Довольно быстро «мальчик» научился воровать и пьянствовать: «Ходя по Петербургу с разными хозяйскими поручениями, я нередко видел, как другие мальчики лакомятся или курят папироски, и потому, при виде разных выставленных лакомств, у меня тоже слюнки текли… и в это время я вспоминал о нашей, постоянно открытой, выручке и соображал, что могу совершенно незаметно взять, сколько мне потребуется… С детства я был рьяным патриотом, любил все русское — старые русские обычаи, русскую одежду, русские кушанья, а потому предпочитал и пить русскую водку; любимым моим напитком была березовка, к которой я скоро пристрастится и выпивать ежедневно по нескольку стаканчиков. За пьянством пошел сряду же и разврат, и потому мне уже не хватаю потаскиваемого из выручки серебра: я начал потаскивать и кредитки, по три и по пяти рублей».
Один из персонажей «Нравов Растеряевой улицы» Глеба Успенского вспоминает детство «в мальчиках», когда он мечтал освоить токарный станок: «Только что же случилось: как я был изумлен, когда, три года у мастера живши, ни разу к этому станку доступу не получил, потому, собственно, что был он, этот станок, пропит… Ужаснулся я в то время! Бедность была непокрытая, истинно уж ни кола, ни двора, ни куриного пера… Вся избенка-то была вот этак отграничить, и лежало в этой избе корыто с глиной, а боле, кажется, ничего и не было… Стал я об таком ученье удивляться, отыскал ребят — было нас учеников трое, — говорю: «Что же, ребятушки, когда же это ученье будет?..» А один из них, Ершом звали, худой, глаза большущие, маленький, волоса топорщатся, шепчет мне ровно бы басом: «Ты, говорит, не говори про это… А лучше того ноне ночью, как с покражи придем, я тебе про дьяволов сказку скажу… Молчи. Я тебя на все наведу…» — «С какой с покражи?» — «Ты, Проха, громко не кричи, лучше ты шептуном, когда тебе что надо. А покража у нас каждую ночь положена, потому что жрать нам с хозяевами нечего, так мы это все воруем с суседских огородов…» Ели мы, когда что случится, да когда своруешь; спали на мокроте, на дожде… А ученья все не было, не начиналось; все хозяин, когда трезвый, от бога ждал, вот большая работа набежит, вот набежит… А покуда что, все он хмельной, все нет-нет да вытянет палкой кого…».

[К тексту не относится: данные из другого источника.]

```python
class VisualEncoder(nn.Module):
    def __init__(self, relu_type="prelu"):
        super().__init__()
        if relu_type != "prelu":
            raise NotImplementedError("the HIP visual encoder implements relu_type='prelu'")
        self.frontend3D = nn.Sequential(
            nn.Conv3d(1, 64, kernel_size=(5, 7, 7), stride=(1, 2, 2), padding=(2, 3, 3), bias=False),
            nn.BatchNorm3d(64), nn.PReLU(64), nn.MaxPool3d((1, 3, 3), stride=(1, 2, 2), padding=(0, 1, 1)))
        self.trunk = ResNet(BasicBlock, [2, 2, 2, 2], relu_type=relu_type)
        self.output_dim = 512
        self._wcache = {}
        self._nbt = []
        self._bn_ws = None

    def _w(self, conv: nn.Module, dtype):
        p = conv.weight
        key = id(p)
        ver = (p._version, p.data_ptr(), dtype)
# ... 16 lines not shown
        if hit is None or hit[0] != ver:
            with torch.no_grad():
                w = torch.zeros((64, 36, 8), dtype=torch.float32, device=p.device)
                w[:, :35, :7] = p.data.reshape(64, 35, 7)
                hit = (ver, ops.cast(w.reshape(64, 288).contiguous(), compute_dtype()))
            self._wcache[key] = hit
        return hit[1]

    def warm_caches(self, dtype) -> None:
        conv0 = self.frontend3D[0]
        if is_lp(dtype) and tuple(conv0.kernel_size) == (5, 7, 7):
            self._w_front(conv0)
        self._w(conv0, dtype)
        for li in range(1, 5):
            for blk in getattr(self.trunk, f"layer{li}"):
                self._w(blk.conv1, dtype); self._w(blk.conv2, dtype)
                if blk.downsample is not None:
                    self._w(blk.downsample[0], dtype)

    def _bn(self, bn: nn.Module, stats, nblk: int, count: int, training: bool):
        C = bn.num_features
        dev = bn.weight.device
        scale = torch.empty(C, dtype=torch.float32, device=dev); shift = torch.empty(C, dtype=torch.float32, device=dev)
        ws = None
        if training:
            sid = ops.stream()
            if self._bn_ws is None or not isinstance(self._bn_ws, dict):
                self._bn_ws = {}
            ws = self._bn_ws.get(sid)
            if ws is None or ws.device != dev:
                ws = self._bn_ws[sid] = torch.zeros(2 * 1024, dtype=torch.float64, device=dev)
            sync = getattr(self, "_bn_sync", None)
            if sync is not None:
                mode, evs = sync
                i = self._bn_idx
                self._bn_idx += 1
                if mode == "follow" and i < len(evs):
                    torch.cuda.current_stream(dev).wait_event(evs[i])
        L.check(L.lib().av_bn_finalize(ops.ptr(stats), nblk, count, ops.ptr(bn.weight.data), ops.ptr(bn.bias.data),
                                       ops.ptr(bn.running_mean), ops.ptr(bn.running_var), float(bn.momentum), float(bn.eps),
                                       int(training), ops.ptr(scale), ops.ptr(shift), C, ops.ptr(ws), 1, ops.stream()), "av_bn_finalize")
        if training and getattr(self, "_bn_sync", None) is not None and self._bn_sync[0] == "lead":
            ev = torch.cuda.Event(); ev.record()
            self._bn_sync[1].append(ev)
        if training:
            self._nbt.append(bn.num_batches_tracked)
        return scale, shift

    def _c64_ok(self, conv: nn.Module, dtype, N, H, W, Cin) -> bool:
        k, st, pad = conv.kernel_size[0], conv.stride[0], conv.padding[0]
        return (is_lp(dtype) and (k, st, pad, Cin, conv.out_channels) == (3, 1, 1, 64, 64) and W <= 31
                and N * H * W < (1 << 24) and FAST_C64)

    def _conv2d(self, x, N, H, W, Cin, conv: nn.Module, dtype, training: bool, in_act=None, pm: int = 0):
        k, st = conv.kernel_size[0], conv.stride[0]
        pad = conv.padding[0]
        Cout = conv.out_channels
        Ho, Wo = (H + 2 * pad - k) // st + 1, (W + 2 * pad - k) // st + 1
        M = N * Ho * Wo
        y = torch.empty((M, Cout), dtype=dtype, device=x.device)
        if self._c64_ok(conv, dtype, N, H, W, Cin):
            nblk = (M + 255) // 256
            stats = torch.empty((nblk, 2, Cout), dtype=torch.float32, device=x.device) if training else None
            isc, ish, isl = in_act if in_act is not None else (None, None, None)
            L.check(L.lib().av_conv3x3_c64(ops.ptr(x), ops.ptr(self._w(conv, dtype)), ops.ptr(y), ops.ptr(stats), N, H, W,
                                           ops.ptr(isc), ops.ptr(ish), ops.ptr(isl), ops.stream()), "av_conv3x3_c64")
            return y, stats, nblk, M, Ho, Wo
        assert in_act is None
        nblk = (M + 127) // 128
        stats = torch.empty((nblk, 2, Cout), dtype=torch.float32, device=x.device) if training else None
        geo = dict(cT=1, cH=H, cW=W, cCtot=Cin, cCin=Cin, cCoff=0, cKt=1, cKh=k, cKw=k, cSh=st, cSw=st, cPt=0, cPh=pad, cPw=pad,
                   cOh=Ho, cOw=Wo, cNF=256 if pm else 0, cPM=pm)
        ops.gemm(x, self._w(conv, dtype), y, M=M, N=Cout, K=k * k * Cin, lda=0, ldb=k * k * Cin, ldc=Cout, a_mode=L.A_CONV2D,
                 conv=geo, stats=stats)
        return y, stats, nblk, M, Ho, Wo

    def _act(self, x, scale, shift, slope, res=None, rscale=None, rshift=None):
        out = torch.empty_like(x)
        L.check(L.lib().av_bn_act(ops.ptr(x), ops.ptr(scale), ops.ptr(shift), ops.ptr(res), ops.ptr(rscale), ops.ptr(rshift),
                                  ops.ptr(slope), ops.ptr(out), ops.dt(x), x.numel(), x.shape[-1], ops.stream()), "av_bn_act")
        return out

    @torch.no_grad()
    def _forward_impl(self, x: torch.Tensor) -> torch.Tensor:
        self._nbt = []
        if isinstance(self._bn_ws, dict) and x.is_cuda:
            ws = self._bn_ws.get(ops.stream())
            if ws is not None:
                ws.zero_()
        dtype = compute_dtype()
        training = self.training
        B, C, T, H, W = x.shape
        assert C == 1
        dev = x.device
        conv0 = self.frontend3D[0]
        kt, kh, kw = conv0.kernel_size
        Ho, Wo = (H + 2 * conv0.padding[1] - kh) // conv0.stride[1] + 1, (W + 2 * conv0.padding[2] - kw) // conv0.stride[2] + 1
        M = B * T * Ho * Wo
        fast = (is_lp(dtype) and (kt, kh, kw) == (5, 7, 7) and tuple(conv0.stride) == (1, 2, 2)
                and tuple(conv0.padding) == (2, 3, 3) and H % 16 == 0 and W % 32 == 0)
        N = B * T
        Hp, Wp = (Ho - 1) // 2 + 1, (Wo - 1) // 2 + 1
        pooled = None
        if fast and FRONT_POOL:
            nblk = B * T * (Ho // 8) * (Wo // 16)
            stats = torch.empty((nblk, 2, 64), dtype=torch.float32, device=dev) if training else None
            pooled = torch.empty((2, N * Hp * Wp, 64), dtype=dtype, device=dev)
            L.check(L.lib().av_conv3d_front_pool(ops.ptr(x.contiguous().float()), ops.ptr(self._w_front(conv0)), ops.ptr(pooled[0]), ops.ptr(pooled[1]),
                                                 ops.ptr(stats), B, T, H, W, ops.stream()), "av_conv3d_front_pool")
        elif fast:
            y = torch.empty((M, 64), dtype=dtype, device=dev)
            nblk = B * T * (Ho // 8) * (Wo // 16)
            stats = torch.empty((nblk, 2, 64), dtype=torch.float32, device=dev) if training else None
            L.check(L.lib().av_conv3d_front(ops.ptr(x.contiguous().float()), ops.ptr(self._w_front(conv0)), ops.ptr(y), ops.ptr(stats),
                                            B, T, H, W, ops.stream()), "av_conv3d_front")
        else:
            y = torch.empty((M, 64), dtype=dtype, device=dev)
            xin = ops.cast(x.contiguous().float().view(B, T, H, W), dtype)
            nblk = (M + 127) // 128
            stats = torch.empty((nblk, 2, 64), dtype=torch.float32, device=dev) if training else None
            geo = dict(cT=T, cH=H, cW=W, cCtot=1, cCin=1, cCoff=0, cKt=kt, cKh=kh, cKw=kw, cSh=conv0.stride[1], cSw=conv0.stride[2],
                       cPt=conv0.padding[0], cPh=conv0.padding[1], cPw=conv0.padding[2], cOh=Ho, cOw=Wo)
            ops.gemm(xin, self._w(conv0, dtype), y, M=M, N=64, K=kt * kh * kw, lda=0, ldb=kt * kh * kw, ldc=64, a_mode=L.A_CONV3D1,
                     conv=geo, stats=stats)
        sc, sh = self._bn(self.frontend3D[1], stats, nblk, M, training)
        h = torch.empty((N * Hp * Wp, 64), dtype=dtype, device=dev)
        if pooled is not None:
            L.check(L.lib().av_bn_prelu_minmax(ops.ptr(pooled[0]), ops.ptr(pooled[1]), ops.ptr(sc), ops.ptr(sh), ops.ptr(self.frontend3D[2].weight.data),
                                               ops.ptr(h), h.numel(), ops.stream()), "av_bn_prelu_minmax")
        else:
            L.check(L.lib().av_bn_prelu_maxpool(ops.ptr(y), ops.ptr(sc), ops.ptr(sh), ops.ptr(self.frontend3D[2].weight.data), ops.ptr(h),
                                                ops.dt(h), N, Ho, Wo, 64, ops.stream()), "av_bn_prelu_maxpool")
        Hc, Wc, Cc = Hp, Wp, 64
        FB = 256
        use_pm = POS_MAJOR and is_lp(dtype) and N % FB == 0
        pm_in = 0
        for li in range(1, 5):
            for blk in getattr(self.trunk, f"layer{li}"):
                slope = blk.relu.weight.data
                pm_out = 1 if (use_pm and li >= 2) else 0
                pm1 = pm_in | (pm_out << 1)
                pm2 = pm_out * 3
                if pm_out:
                    c1, st1, nb1, M1, H1, W1 = self._conv2d(h, N, Hc, Wc, Cc, blk.conv1, dtype, training, pm=pm1)
                    s1, b1 = self._bn(blk.bn1, st1, nb1, M1, training)
                    a1 = self._act(c1, s1, b1, slope)
                    c2, st2, nb2, M2, _, _ = self._conv2d(a1, N, H1, W1, blk.conv1.out_channels, blk.conv2, dtype, training, pm=pm2)
                    s2, b2 = self._bn(blk.bn2, st2, nb2, M2, training)
                    if blk.downsample is not None:
                        cd, std, nbd, Md, _, _ = self._conv2d(h, N, Hc, Wc, Cc, blk.downsample[0], dtype, training, pm=pm1)
                        sd, bd = self._bn(blk.downsample[1], std, nbd, Md, training)
                        h = self._act(c2, s2, b2, slope, res=cd, rscale=sd, rshift=bd)
                    else:
                        assert pm_in == pm_out, "position-major trunk: an identity residual needs its input in the layer's pixel order"
                        h = self._act(c2, s2, b2, slope, res=h)
                    Hc, Wc, Cc = H1, W1, blk.conv1.out_channels
                    pm_in = 1
                    continue
                c1, st1, nb1, M1, H1, W1 = self._conv2d(h, N, Hc, Wc, Cc, blk.conv1, dtype, training)
                s1, b1 = self._bn(blk.bn1, st1, nb1, M1, training)
                if FUSE_MID_ACT and self._c64_ok(blk.conv2, dtype, N, H1, W1, blk.conv1.out_channels):
                    c2, st2, nb2, M2, _, _ = self._conv2d(c1, N, H1, W1, blk.conv1.out_channels, blk.conv2, dtype, training,
                                                          in_act=(s1, b1, slope))
                else:
                    a1 = self._act(c1, s1, b1, slope)
                    c2, st2, nb2, M2, _, _ = self._conv2d(a1, N, H1, W1, blk.conv1.out_channels, blk.conv2, dtype, training)
                s2, b2 = self._bn(blk.bn2, st2, nb2, M2, training)
                if blk.downsample is not None:
                    cd, std, nbd, Md, _, _ = self._conv2d(h, N, Hc, Wc, Cc, blk.downsample[0], dtype, training)
                    sd, bd = self._bn(blk.downsample[1], std, nbd, Md, training)
                    h = self._act(c2, s2, b2, slope, res=cd, rscale=sd, rshift=bd)
                else:
                    h = self._act(c2, s2, b2, slope, res=h)
                Hc, Wc, Cc = H1, W1, blk.conv1.out_channels
        if self._nbt:
            torch._foreach_add_(self._nbt, 1)
            self._nbt = []
        out = torch.empty((N, Cc), dtype=torch.float32, device=dev)
        L.check(L.lib().av_avgpool(ops.ptr(h), ops.dt(h), ops.ptr(out), N, Hc * Wc, Cc, FB if pm_in else 0, ops.stream()), "av_avgpool")
        return out.view(B, T, Cc)

    def forward(self, x):
        if not x.is_cuda:
            raise RuntimeError("VisualEncoder (HIP): input must be on the GPU; there is no CPU fallback")
        if torch.is_grad_enabled() and any(p.requires_grad for p in self.parameters()):
            raise NotImplementedError("the HIP visual encoder is forward-only: freeze trunk and frontend3D as main.py:100-103 does")
        return self._forward_impl(x)
```

multimodal-av-model_amd/ops.py:

```python
from __future__ import annotations

import ctypes as C
import os
from typing import Optional

import torch

from . import _lib as L
from . import precision
from ._lib import AV_BF16, AV_F32

Tensor = torch.Tensor


def _lp() -> torch.dtype:
    return torch.float16 if precision.get_precision() == "fp16" else torch.bfloat16


def dt(t: Tensor) -> int:
    if t.dtype == torch.float32:
        return AV_F32
    if t.dtype == _lp():
        return AV_BF16
    raise TypeError(f"unsupported dtype {t.dtype} (the library of precision mode {precision.get_precision()!r} handles float32 / {_lp()})")
# ... 280 lines not shown
                                              ptr(part), nblk, rows, cols, ptr(dxl), float(lp_drop[0]), int(lp_drop[1]), int(lp_drop[2]), stream()),
                "av_layernorm_bwd_drop")
    else:
        L.check(L.lib().av_layernorm_bwd(ptr(x), dt(x), ptr(dy), dt(dy), ptr(gamma), ptr(mean), ptr(rstd), ptr(dres), ptr(dx),
                                         ptr(part), nblk, rows, cols, ptr(dxl), stream()), "av_layernorm_bwd")
    res = (dx,)
    if want_param_grads:
        if gb_acc is not None:
            gb = colsum(part, out=gb_acc, accumulate=True)
            res = (dx, gb)
        elif packed_gb:
            res = (dx, colsum(part))
        else:
            gb = colsum(part)
            res = (dx, gb[:cols], gb[cols:])
    if lp_copy:
        return res + (dxl,)
    return res if want_param_grads else dx


def log_softmax_fwd(x: Tensor) -> Tensor:
    cols = x.shape[-1]
    y = torch.empty(x.shape, dtype=torch.float32, device=x.device)
    L.check(L.lib().av_log_softmax_fwd(ptr(x), dt(x), ptr(y), x.numel() // cols, cols, stream()), "av_log_softmax_fwd")
    return y


def log_softmax_bwd(y: Tensor, dy: Tensor, out_dtype: torch.dtype, pad_to: int = 0) -> Tensor:
    cols = y.shape[-1]
    ldx = (cols + pad_to - 1) // pad_to * pad_to if pad_to > 0 else cols
    dx = torch.empty(y.shape[:-1] + (ldx,), dtype=out_dtype, device=y.device)
    L.check(L.lib().av_log_softmax_bwd_ld(ptr(y), ptr(dy), ptr(dx), dt(dx), y.numel() // cols, cols, ldx, stream()), "av_log_softmax_bwd")
    return dx


def colsum(x: Tensor, out: Optional[Tensor] = None, accumulate: bool = False) -> Tensor:
    cols = x.shape[-1]
    if x.is_contiguous():
        rows, ld = x.numel() // cols, cols
    else:
        assert x.dim() == 2 and x.stride(1) == 1
        rows, ld = x.shape[0], x.stride(0)
    if out is None:
        out = torch.empty(cols, dtype=torch.float32, device=x.device)
        accumulate = False
    L.check(L.lib().av_colsum(ptr(x), dt(x), ptr(out), rows, cols, ld, int(accumulate), stream()), "av_colsum")
    return out


def colsum_into(x: Tensor, zeroed_view: Optional[Tensor]) -> Tensor:
    return colsum(x, out=zeroed_view, accumulate=True) if zeroed_view is not None else colsum(x)


def cast(x: Tensor, dtype: torch.dtype) -> Tensor:
    if x.dtype == dtype:
        return x
    assert x.is_contiguous()
    y = torch.empty(x.shape, dtype=dtype, device=x.device)
    L.check(L.lib().av_cast(ptr(x), dt(x), ptr(y), dt(y), x.numel(), stream()), "av_cast")
    return y


def cast_dropout(x: Tensor, dtype: torch.dtype, drop: Optional[tuple]) -> Tensor:
    if drop is None or drop[0] <= 0:
        return cast(x, dtype)
    assert x.is_contiguous()
    y = torch.empty(x.shape, dtype=dtype, device=x.device)
    L.check(L.lib().av_cast_dropout(ptr(x), dt(x), ptr(y), dt(y), x.numel(), float(drop[0]), int(drop[1]), int(drop[2]), stream()), "av_cast_dropout")
    return y


def axpby(a: float, x: Tensor, b: float, y: Tensor) -> Tensor:
    assert x.is_contiguous() and y.is_contiguous() and y.dtype == torch.float32 and x.numel() == y.numel()
    L.check(L.lib().av_axpby(a, ptr(x), dt(x), b, ptr(y), x.numel(), stream()), "av_axpby")
    return y


def mask_rows_(x: Tensor, keep_u8: Tensor) -> Tensor:
    cols = x.shape[-1]
    L.check(L.lib().av_mask_rows(ptr(x), dt(x), ptr(keep_u8), x.numel() // cols, cols, stream()), "av_mask_rows")
    return x


def _chk_view(t: Tensor, name: str):
    if t.dim() != 4 or t.stride(3) != 1 or t.stride(2) != t.shape[3]:
        raise ValueError(f"{name}: expected a [B,T,H,D] view with contiguous D and head stride D, got {tuple(t.shape)} / {t.stride()}")


_ATTN_SHORT = os.environ.get("AVAMD_ATTN_SHORT", "1") != "0"


def attention_mask_shape_ok(dtype, B: int, Tq: int, Tk: int, D: int) -> bool:
    return _ATTN_SHORT and precision.is_lp(dtype) and D == 64 and Tq <= 256 and Tk <= 256 and B <= 65535


def attention_dropmask(B: int, H: int, Tq: int, Tk: int, drop: tuple, device) -> Tensor:
    mask = torch.empty((B, H, (Tq + 15) // 16, 64), dtype=torch.int64, device=device)
    L.check(L.lib().av_attention_dropmask(ptr(mask), B, H, Tq, Tk, float(drop[0]), int(drop[1]), int(drop[2]), stream()), "av_attention_dropmask")
    return mask


def attention_fwd(q: Tensor, k: Tensor, v: Tensor, klen: Optional[Tensor], scale: float, need_lse: bool = True,
                  drop: Optional[tuple] = None, drop_mask: Optional[Tensor] = None):
    for t, n in ((q, "q"), (k, "k"), (v, "v")):
        _chk_view(t, n)
    B, Tq, H, D = q.shape
# ... 162 lines not shown
```

Before: 989.8 utterances/s.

Кто-то из «Ванек Жуковых» не выдерживал — убегал или даже сводил счеты с жизнью. Кто-то терпел и потом сам превращался в хозяина-тирана. Кто-то терпел и выбивался «в люди», но всю жизнь, как Свешников, оставался надломленным человеком, нес в себе посеянные в детстве семена порока. Кто-то становился полноценным нравственным человеком. Последних было меньшинство.